Naturalmente la Comunità Montana organizza parecchi interessanti iniziative con l’obiettivo di far vivere e valorizzare antiche tradizioni legate all’attività del posto. Molto bello e di gradevole ascolto, nella Chiesa parrocchiale dell’Assunta, il grande concerto,”L’Occitania, gli strumenti, il Natale”. Da visitare poi, nei locali dell’Ecomuseo, il percorso museale “Na draio per vioure – Un sentiero per vivere”, il Centro di Selezione degli arieti, il punto vendita dei prodotti in lana, il Caseificio per la lavorazione del latte di pecora sambucana, il laboratorio dei salumi di carne ovina ed il punto di degustazione “Agri Bistrot Pecora Nera”.

Suscita poi curiosità: “Pastori, ambasciatori del paesaggio“, a cura dei professori dell’università di Torino in cui si racconta la pastorizia in montagna vera attività zootecnica “primaria” per il ruolo sociale, ecologico, culturale che riveste ed è fondamentale per la conservazione dei territori meno favoriti.

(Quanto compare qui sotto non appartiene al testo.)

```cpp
template <int TPW>
__global__ void __launch_bounds__(512) __attribute__((amdgpu_waves_per_eu(2, 2)))
k_conv_wrw_b3(CwArgs a) {
  extern __shared__ __align__(16) char cw_lds[];
  uint16_t* xs = reinterpret_cast<uint16_t*>(cw_lds);
  uint16_t* gs = xs + 3 * a.xplane;
  int* tbl = reinterpret_cast<int*>(gs + 3 * CW_F * a.gpitch);
  const int tid = threadIdx.x, lane = tid & 63, wave = __builtin_amdgcn_readfirstlane(tid >> 6);
  const int j = lane & 15, kq = lane >> 4;
  const int OHW = a.OH * a.OW, fx = a.H * a.W * a.C, gplane = CW_F * a.gpitch;
  const int ksteps = a.KP >> 5;
  for (int p = tid; p < a.KP; p += 512) {
    const int f = p / OHW, r = p - f * OHW, oh = r / a.OW, ow = r - oh * a.OW;
    tbl[p] = f < a.FPI ? ((f * a.H + a.S * oh) * a.W + a.S * ow) * a.Cp : 0;
  }
  for (int o = tid; o < 3 * a.xplane / 8; o += 512) reinterpret_cast<uint4*>(xs)[o] = make_uint4(0u, 0u, 0u, 0u);
  const int nt0 = wave * TPW;
  int toff[TPW];
#pragma unroll
  for (int i = 0; i < TPW; ++i) {
    int t = (nt0 + i) * 16 + j; if (t > a.T - 1) t = a.T - 1;
    const int c = t % a.C, kk = t / a.C, kw = kk % a.KW, kh = kk / a.KW;
    toff[i] = (kh * a.W + kw) * a.Cp + c;
  }
  g3_f32x4 acc[4][TPW];
#pragma unroll
  for (int m = 0; m < 4; ++m)
#pragma unroll
    for (int i = 0; i < TPW; ++i) acc[m][i] = g3_f32x4{0.f, 0.f, 0.f, 0.f};

  const int units = (a.N + a.FPI - 1) / a.FPI;
  auto put_x = [&](const cw_f4& v, int o) {
    const float q[4] = {v.x, v.y, v.z, v.w};
    uint2 h, m, l;
    g3_split4(q, h, m, l);
    const int pix = (o * 4) / a.C, c0 = o * 4 - pix * a.C;
    uint32_t* d = reinterpret_cast<uint32_t*>(xs + pix * a.Cp + c0);
    d[0] = h.x; d[1] = h.y;
    d[a.xplane / 2] = m.x; d[a.xplane / 2 + 1] = m.y;
    d[a.xplane] = l.x; d[a.xplane + 1] = l.y;
  };
  auto load_g8 = [&](float (&q)[8], const float* gu, int item, int valid_pos) {
    const int f = item & 63, p0 = (item >> 6) * 8;
#pragma unroll
    for (int e = 0; e < 8; ++e) {
      const int p = p0 + e;
      const float t = gu[(int64_t)(p < valid_pos ? p : valid_pos - 1) * CW_F + f];
      q[e] = p < valid_pos ? t : 0.f;
    }
  };
  auto put_g8 = [&](const float (&q)[8], int item) {
    const int f = item & 63, p0 = (item >> 6) * 8;
    const float q0[4] = {q[0], q[1], q[2], q[3]}, q1[4] = {q[4], q[5], q[6], q[7]};
    uint2 h0, m0, l0, h1, m1, l1;
    g3_split4(q0, h0, m0, l0);
    g3_split4(q1, h1, m1, l1);
// ... 45 lines not shown
        for (int p = 0; p < 3; ++p)
#pragma unroll
          for (int e = 0; e < 8; ++e) r[p][e] = xs[p * a.xplane + org[e] + toff[i]];
      };
      read_b(raw[0], 0);
#pragma unroll
      for (int i = 0; i < TPW; ++i) {
        if (i + 1 < TPW) read_b(raw[(i + 1) & 1], i + 1);
        __builtin_amdgcn_sched_barrier(0);
        g3_bf16x8 bf[3];
#pragma unroll
        for (int p = 0; p < 3; ++p) {
          const uint32_t* r = raw[i & 1][p];
          bf[p] = __builtin_bit_cast(g3_bf16x8, make_uint4(r[0] | (r[1] << 16), r[2] | (r[3] << 16), r[4] | (r[5] << 16), r[6] | (r[7] << 16)));
        }
        constexpr int PA[6] = {2, 0, 1, 1, 0, 0};
        constexpr int PB[6] = {0, 2, 1, 0, 1, 0};
#pragma unroll
        for (int c = 0; c < 6; ++c)
#pragma unroll
          for (int m = 0; m < 4; ++m)
            acc[m][i] = __builtin_amdgcn_mfma_f32_16x16x32_bf16(af[m][PA[c]], bf[PB[c]], acc[m][i], 0, 0, 0);
        __builtin_amdgcn_sched_barrier(0);
      }
    }
  }
  float* out = a.partial + (int64_t)blockIdx.x * CW_F * a.T;
#pragma unroll
  for (int i = 0; i < TPW; ++i) {
    const int t = (nt0 + i) * 16 + j;
    if (nt0 + i < a.NT) {
#pragma unroll
      for (int m = 0; m < 4; ++m)
#pragma unroll
        for (int r = 0; r < 4; ++r) out[(int64_t)(16 * m + 4 * kq + r) * a.T + t] = acc[m][i][r];
    }
  }
}

__global__ void __launch_bounds__(256)
k_conv_wrw_reduce(const cw_f4* __restrict__ partial, int parts, int64_t n4, cw_f4* __restrict__ dw) {
  const int64_t i = (int64_t)blockIdx.x * 256 + threadIdx.x;
  if (i >= n4) return;
  cw_f4 s0 = {0.f, 0.f, 0.f, 0.f}, s1 = s0, s2 = s0, s3 = s0;
  int p = 0;
  for (; p + 4 <= parts; p += 4) {
    s0 += partial[(int64_t)p * n4 + i]; s1 += partial[(int64_t)(p + 1) * n4 + i];
    s2 += partial[(int64_t)(p + 2) * n4 + i]; s3 += partial[(int64_t)(p + 3) * n4 + i];
  }
  for (; p < parts; ++p) s0 += partial[(int64_t)p * n4 + i];
  dw[i] = (s0 + s1) + (s2 + s3);
}

static int cw_geometry(int64_t N, int H, int W, int C, int F, int KH, int KW, int S, CwArgs* a, size_t* lds, unsigned* grid) {
  if (F != CW_F || C < 4 || (C % 4) || KH < 1 || KW < 1 || S < 1 || H < KH || W < KW) return 0;
  const int T = KH * KW * C;
  if (T % 16) return 0;
  const int NT = T / 16;
  if (NT > 8 * CW_MAXT) return 0;
  const int OH = (H - KH) / S + 1, OW = (W - KW) / S + 1, OHW = OH * OW;
  if ((OHW * CW_F) % 4) return 0;
  int best = 0;
  size_t best_lds = 0;
  double best_waste = 0.0;
  for (int fpi = 1; fpi <= 4; ++fpi) {
    const int KP = (fpi * OHW + 31) / 32 * 32;
    const int xplane = (fpi * H * W * (C + 2) + 7) / 8 * 8;
    const size_t need = (size_t)3 * xplane * 2 + (size_t)3 * CW_F * (KP + 8) * 2 + (size_t)KP * 4;
    if (need > 150 * 1024) break;
    const double waste = (double)KP / (fpi * OHW);
    if (!best || waste <= best_waste + 1e-9) { best = fpi; best_lds = need; best_waste = waste; }
  }
  if (!best) return 0;
  if (a) {
    a->N = (int)N; a->H = H; a->W = W; a->C = C; a->KH = KH; a->KW = KW; a->S = S; a->OH = OH; a->OW = OW;
    a->T = T; a->NT = NT; a->FPI = best; a->KP = (best * OHW + 31) / 32 * 32;
    a->Cp = C + 2; a->xplane = (best * H * W * (C + 2) + 7) / 8 * 8; a->gpitch = a->KP + 8;
    const int64_t units = (N + best - 1) / best;
    *grid = capped_grid(units, 256);
    *lds = best_lds;
  }
  return 1;
}

}

extern "C" int mirl_conv_wrw_b3_supported(int32_t C, int32_t F, int32_t KH, int32_t KW, int32_t S, int32_t H, int32_t W) {
  return mirl::cw_geometry(1, H, W, C, F, KH, KW, S, nullptr, nullptr, nullptr);
}

extern "C" int mirl_conv_wrw_b3_scratch_bytes(int32_t C, int32_t F, int32_t KH, int32_t KW, int64_t* bytes) {
  if (!bytes || F != mirl::CW_F || C < 1 || KH < 1 || KW < 1) return mirl::fail(MIRL_ERR_ARG, "conv_wrw_b3_scratch_bytes: bad arguments");
  *bytes = (int64_t)256 * F * KH * KW * C * (int64_t)sizeof(float);
  return MIRL_OK;
}

extern "C" int mirl_conv_wrw_b3(int64_t N, int32_t H, int32_t W, int32_t C, int32_t F, int32_t KH, int32_t KW, int32_t S,
                                const float* x, const float* g, void* scratch, int64_t scratch_bytes, float* dw, void* stream) {
  using namespace mirl;
  CwArgs a;
  size_t lds = 0;
  unsigned grid = 0;
  if (N <= 0 || N >= (1LL << 30) || !x || !g || !scratch || !dw) return fail(MIRL_ERR_ARG, "bad conv_wrw_b3 arguments");
  if (!cw_geometry(N, H, W, C, F, KH, KW, S, &a, &lds, &grid)) return fail(MIRL_ERR_ARG, "conv_wrw_b3: unsupported layer shape");
  if (!aligned16(x, g, scratch, dw)) return fail(MIRL_ERR_ARG, "conv_wrw_b3: pointers must be 16-byte aligned");
  if (scratch_bytes < (int64_t)grid * CW_F * a.T * (int64_t)sizeof(float)) return fail(MIRL_ERR_ARG, "conv_wrw_b3: scratch too small");
  a.x = x; a.g = g; a.partial = (float*)scratch;
  hipStream_t st = (hipStream_t)stream;
  const int tpw = (a.NT + 7) / 8;
  const void* fns[CW_MAXT] = {(const void*)k_conv_wrw_b3<1>, (const void*)k_conv_wrw_b3<2>, (const void*)k_conv_wrw_b3<3>,
                              (const void*)k_conv_wrw_b3<4>, (const void*)k_conv_wrw_b3<5>};
  const void* fn = fns[tpw - 1];
  if (int rc = raise_lds_limit(fn, 150 * 1024)) return rc;
  {
    ProfScope ps("k_conv_wrw_b3", 4.0 * (double)N * ((double)H * W * C + (double)a.OH * a.OW * CW_F), st,
                 2.0 * (double)N * a.OH * a.OW * CW_F * a.T);
    void* kargs[] = {(void*)&a};
    MIRL_HIP(hipLaunchKernel(fn, dim3(grid), dim3(512), kargs, lds, st));
  }
  ProfScope ps("k_conv_wrw_reduce", (double)(grid + 1) * CW_F * a.T * 4.0, st);
  const int64_t n4 = (int64_t)CW_F * a.T / 4;
  hipLaunchKernelGGL(k_conv_wrw_reduce, dim3((unsigned)((n4 + 255) / 256)), dim3(256), 0, st, reinterpret_cast<const cw_f4*>(scratch),
                     (int)grid, n4, reinterpret_cast<cw_f4*>(dw));
  MIRL_LAUNCH_CHECK();
  return MIRL_OK;
}
```

### rltime_amd/csrc/host_util.hpp

```cpp
#pragma once
#include <stddef.h>
#include <stdint.h>

namespace mirl {

inline unsigned magic_u32(int64_t d) { return d > 1 ? (unsigned)(((1ULL << 32) + (uint64_t)d - 1) / (uint64_t)d) : 0u; }

template <typename... P>
inline bool aligned16(const P*... p) { return ((((uintptr_t)p % 16) == 0) && ...); }

inline unsigned capped_grid(int64_t units, int64_t cap) { return (unsigned)(units < cap ? units : cap); }

constexpr int C1_PLANES = 4, C1_K = 8, C1_S = 4, C1_F = 32, C1_TAPS = C1_K * C1_K;
constexpr int C1_DW = C1_F * C1_PLANES * C1_TAPS;
constexpr int C1_WGS = 512;
constexpr int C1_WPK_FLOATS = 3 * 2 * C1_K * 64 * 4;
constexpr int C1_WLO_BYTES = 2 * C1_K * 64 * 16;
constexpr size_t C1_LDS = 64 * 1024, C1_LDS_WRW_B3 = 80 * 1024, C1_LDS_FWD_BF = 96 * 1024;
constexpr int C1P_DW = C1_F * C1_TAPS;
constexpr int C1P_SLAB = C1P_DW + C1_F;
constexpr int C1P_WGS = 1024;
constexpr int C1P_FWD_WGS = 1024;
constexpr int C1P_FPI = 4;
constexpr int C1P_WPK = 3 * 2 * 2 * 64 * 4;
// ... 36 lines not shown
inline C1FwdPlan c1_fwd_plan(int64_t N, int H, int W, bool bf, int fpi, int split) {
  const int pitch = c1_pitch(H * W), tiles = (c1_out(H) * c1_out(W) + 15) / 16;
  const bool fits2 = (size_t)2 * C1_PLANES * pitch <= C1_LDS;
  if (fpi != 1 && fpi != 2) fpi = (N >= 1024 && fits2) ? 2 : 1;
  if (fpi == 2 && !fits2) fpi = 1;
  const int max_split = (tiles + 3) / 4;
  if (split <= 0) split = N >= C1_WGS ? 1 : (int)((C1_WGS + N - 1) / N);
  if (split > max_split) split = max_split;
  if (fpi == 2) split = 1;
  return {fpi, split, capped_grid((N + fpi - 1) / fpi * split, C1_WGS), (size_t)fpi * C1_PLANES * pitch + (bf ? C1_WLO_BYTES : 0)};
}
inline C1FwdPlan c1p_fwd_plan(int64_t N, int H, int W) {
  const int HW = H * W, tiles = (c1_out(H) * c1_out(W) + 15) / 16;
  int fpi_max = 32 * 1024 / HW;
  fpi_max = fpi_max < 1 ? 1 : (fpi_max > C1P_FPI ? C1P_FPI : fpi_max);
  const int64_t fpi64 = N / C1P_FWD_WGS;
  const int fpi = fpi64 < 1 ? 1 : (fpi64 > fpi_max ? fpi_max : (int)fpi64);
  const int max_split = (tiles + 3) / 4;
  int split = N >= C1P_FWD_WGS ? 1 : (int)((C1P_FWD_WGS + N - 1) / N);
  if (split > max_split) split = max_split;
  return {fpi, split, capped_grid((N + fpi - 1) / fpi * split, C1P_FWD_WGS), (size_t)fpi * HW};
}

inline C1FwdPlan c3p_fwd_plan(int64_t N, int H, int W) {
  const int HW3 = C3P_PLANES * H * W, tiles = (c1_out(H) * c1_out(W) + 15) / 16;
  int fpi_max = C3P_FILL / HW3;
  fpi_max = fpi_max < 1 ? 1 : (fpi_max > C3P_FPI ? C3P_FPI : fpi_max);
  const int64_t fpi64 = N / C3P_WGS;
  const int fpi = fpi64 < 1 ? 1 : (fpi64 > fpi_max ? fpi_max : (int)fpi64);
  const int max_split = (tiles + 3) / 4;
  int split = N >= C3P_WGS ? 1 : (int)((C3P_WGS + N - 1) / N);
  if (split > max_split) split = max_split;
  return {fpi, split, capped_grid((N + fpi - 1) / fpi * split, C3P_WGS), (size_t)fpi * HW3};
}

struct C1WrwPlan { bool bf16; int fpi, pitch, slab; unsigned grid; size_t lds; };
inline size_t c1_at_least_slab(size_t lds, int slab) { return lds < (size_t)slab * 4 ? (size_t)slab * 4 : lds; }
inline C1WrwPlan c1_wrw_plan(int64_t N, int H, int W, bool masked, bool allow_bf16) {
  const int HW = H * W, slab = C1_DW + (masked ? C1_F : 0), Pd = c1_bf_pitch(HW, c1_out(W)), pitch = c1_pitch(HW);
  if (allow_bf16 && (size_t)C1_PLANES * Pd * 2 <= C1_LDS_WRW_B3)
    return {true, 1, Pd, slab, capped_grid(N, C1_WGS), c1_at_least_slab((size_t)C1_PLANES * Pd * 2, slab)};
  const int fpi = (N >= 1024 && (size_t)2 * C1_PLANES * pitch <= C1_LDS) ? 2 : 1;
  return {false, fpi, pitch, slab, capped_grid((N + fpi - 1) / fpi, C1_WGS), c1_at_least_slab((size_t)fpi * C1_PLANES * pitch, slab)};
}
inline C1WrwPlan c1p_wrw_plan(int64_t N, int H, int W) {
  const int Pd = c1_bf_pitch(H * W, c1_out(W));
  return {true, 1, Pd, C1P_SLAB, capped_grid(N, C1P_WGS), c1_at_least_slab((size_t)Pd * 2, C1P_SLAB)};
}
inline C1WrwPlan c3p_wrw_plan(int64_t N, int H, int W) {
  const int Pd = c1_bf_pitch(H * W, c1_out(W));
  return {true, 1, Pd, C3P_SLAB, capped_grid(N, C3P_WGS), c1_at_least_slab((size_t)C3P_PLANES * Pd * 2, C3P_SLAB)};
}

}
```

Baseline: 481,400.

## Stream conv weight-gradient inputs through an LDS row ring with software pipelining

```diff
diff --git a/include/mirl.h b/include/mirl.h
--- a/include/mirl.h
+++ b/include/mirl.h
@@ -278,6 +278,7 @@
 
 int mirl_conv_wrw_b3_supported(int32_t C, int32_t F, int32_t KH, int32_t KW, int32_t S, int32_t H, int32_t W);
 int mirl_conv_wrw_b3_scratch_bytes(int32_t C, int32_t F, int32_t KH, int32_t KW, int64_t* bytes);
+int mirl_conv_wrw_b3_plan(int64_t N, int32_t C, int32_t F, int32_t KH, int32_t KW, int32_t S, int32_t H, int32_t W, int32_t* out);
 int mirl_conv_wrw_b3(int64_t N, int32_t H, int32_t W, int32_t C, int32_t F, int32_t KH, int32_t KW, int32_t S,
                      const float* x, const float* g, void* scratch, int64_t scratch_bytes, float* dw, void* stream);
 
diff --git a/rltime_amd/_lib.py b/rltime_amd/_lib.py
--- a/rltime_amd/_lib.py
+++ b/rltime_amd/_lib.py
@@ -194,6 +194,7 @@
     "mirl_conv3_fwd": [_i64, _i32, _i32, _i32, _i32, _i32, _i32, _i32, _vp, _vp, _vp, _i32, _vp, _vp],
     "mirl_conv_wrw_b3_supported": [_i32, _i32, _i32, _i32, _i32, _i32, _i32],
     "mirl_conv_wrw_b3_scratch_bytes": [_i32, _i32, _i32, _i32, _P(_i64)],
+    "mirl_conv_wrw_b3_plan": [_i64, _i32, _i32, _i32, _i32, _i32, _i32, _i32, _P(_i32)],
     "mirl_conv_wrw_b3": [_i64, _i32, _i32, _i32, _i32, _i32, _i32, _i32, _vp, _vp, _vp, _i64, _vp, _vp],
     "mirl_gemm3_supported": [_i32, _i64, _i64, _i64],
     "mirl_gemm3_workspace_bytes": [_i32, _i64, _i64, _i64, _P(_i64)],
diff --git a/rltime_amd/csrc/conv_wrw.hip b/rltime_amd/csrc/conv_wrw.hip
--- a/rltime_amd/csrc/conv_wrw.hip
+++ b/rltime_amd/csrc/conv_wrw.hip
@@ -2,14 +2,224 @@
 #include "split3.hpp"
 #include <stdlib.h>
 
+#ifndef CW_PF
+#define CW_PF 2
+#endif
+
 namespace mirl {
 
 typedef float cw_f4 __attribute__((ext_vector_type(4)));
-
-constexpr int CW_F = 64;
-constexpr int CW_MAXT = 5;
+typedef unsigned short cw_u16x8 __attribute__((ext_vector_type(8)));
 
 struct CwArgs {
+  const float* x; const float* g; float* partial;
+  int64_t N;
+  int H, W, C, KH, KW, S, OH, OW;
+  int T;
+  int NT;
+  int Cp;
+  int rowhw;
+  int xplane;
+  int ring;
+  int rowv, cq;
+  unsigned m_ohw, m_ow, m_rowv, m_cq;
+};
+
+template <int LX>
+struct CwStage {
+  cw_f4 v[LX];
+  float q[8];
+  const cw_f4* src;
+  int rows, slot;
+  int valid;
+};
+
+template <int TPW, int LX>
+__global__ void __launch_bounds__(512) __attribute__((amdgpu_waves_per_eu(2, 2)))
+k_conv_wrw_b3(CwArgs a) {
+  static_assert(CW_PF == 2 || CW_PF == 3, "stages in flight");
+  constexpr int NS = CW_PF - 1;
+  constexpr int gplane = CW_F * CW_GPITCH;
+  extern __shared__ __align__(16) char cw_lds[];
+  uint16_t* xs = reinterpret_cast<uint16_t*>(cw_lds);
+  uint16_t* gs = xs + 3 * a.xplane;
+  int* tbl = reinterpret_cast<int*>(gs + CW_G_HALFWORDS);
+  const int tid = threadIdx.x, lane = tid & 63, wave = __builtin_amdgcn_readfirstlane(tid >> 6);
+  const int j = lane & 15, kq = lane >> 4;
+  const int OHW = a.OH * a.OW;
+  int64_t n0;
+  int frames;
+  cw_frames(a.N, gridDim.x, blockIdx.x, &n0, &frames);
+  const int64_t P = (int64_t)frames * OHW;
+  const int ksteps = (int)((P + CW_KS - 1) / CW_KS);
+  const int nt0 = wave * TPW;
+  int toff[TPW];
+#pragma unroll
+  for (int i = 0; i < TPW; ++i) {
+    int t = (nt0 + i) * 16 + j; if (t > a.T - 1) t = a.T - 1;
+    const int c = t % a.C, kk = t / a.C, kw = kk % a.KW, kh = kk / a.KW;
+    toff[i] = (kh * a.W + kw) * a.Cp + c;
+  }
+  g3_f32x4 acc[4][TPW];
+#pragma unroll
+  for (int m = 0; m < 4; ++m)
+#pragma unroll
+    for (int i = 0; i < TPW; ++i) acc[m][i] = g3_f32x4{0.f, 0.f, 0.f, 0.f};
+
+  CwPos last = {0, -1};
+  int front_f = 0, front_end = 0, fslot = 0;
+  const cw_f4* xsrc = reinterpret_cast<const cw_f4*>(a.x + n0 * ((int64_t)a.H * a.W * a.C));
+  const float* gsrc = a.g + n0 * ((int64_t)OHW * CW_F);
+  int64_t left = P;
+  const int gf = tid & 63, gp0 = ((tid >> 6) & 3) * 8;
+  auto load = [&](CwStage<LX>& s) {
+    const CwPos b = cw_step(last, CW_KS, OHW, a.m_ohw, frames);
+    const int end = cw_row_end(b, a.m_ow, a.S, a.KH);
+    s.rows = (b.f - front_f) * a.H + end - front_end;
+    s.slot = fslot;
+    s.src = xsrc;
+    const int nv = s.rows * a.rowv;
+#pragma unroll
+    for (int k = 0; k < LX; ++k) {
+      const int o = tid + k * 512;
+      s.v[k] = cw_f4{0.f, 0.f, 0.f, 0.f};
+      if (o < nv) s.v[k] = xsrc[o];
+    }
+    xsrc += nv;
+    fslot += s.rows;
+    if (fslot >= a.ring) fslot -= a.ring;
+    front_f = b.f; front_end = end; last = b;
+    s.valid = left < CW_KS ? (left > 0 ? (int)left : 0) : CW_KS;
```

Su allevamento, transumanze e commercio del bestiame si era centrata la vita economica di molte vallate alpine. A queste attività si deve la costruzione di componenti essenziali del paesaggio alpino, quali prati, pascoli e insediamenti umani ad essi connessi. La pastorizia, ridimensionata dalle dinamiche di spopolamento delle vallate piemontesi del XX secolo, oggi più che mai deve essere riconosciuta per le funzioni di manutenzione di habitat e di conservazione della biodiversità. È pertanto necessario valorizzare in modo concreto quelli che oggi, secondo una terminologia riconosciuta internazionalmente, vengono definiti servizi ecosistemici. Solo in questo modo si potrà contrastare la limitata o nulla conoscenza di tale ruolo al di fuori di ambiti più locali.

Le figure dei pastori come interpreti e divulgatori del paesaggio colturale e culturale montano potranno così avere un ruolo importante nella costruzione di scenari di sviluppo territoriale. Scenari possibili e sostenibili.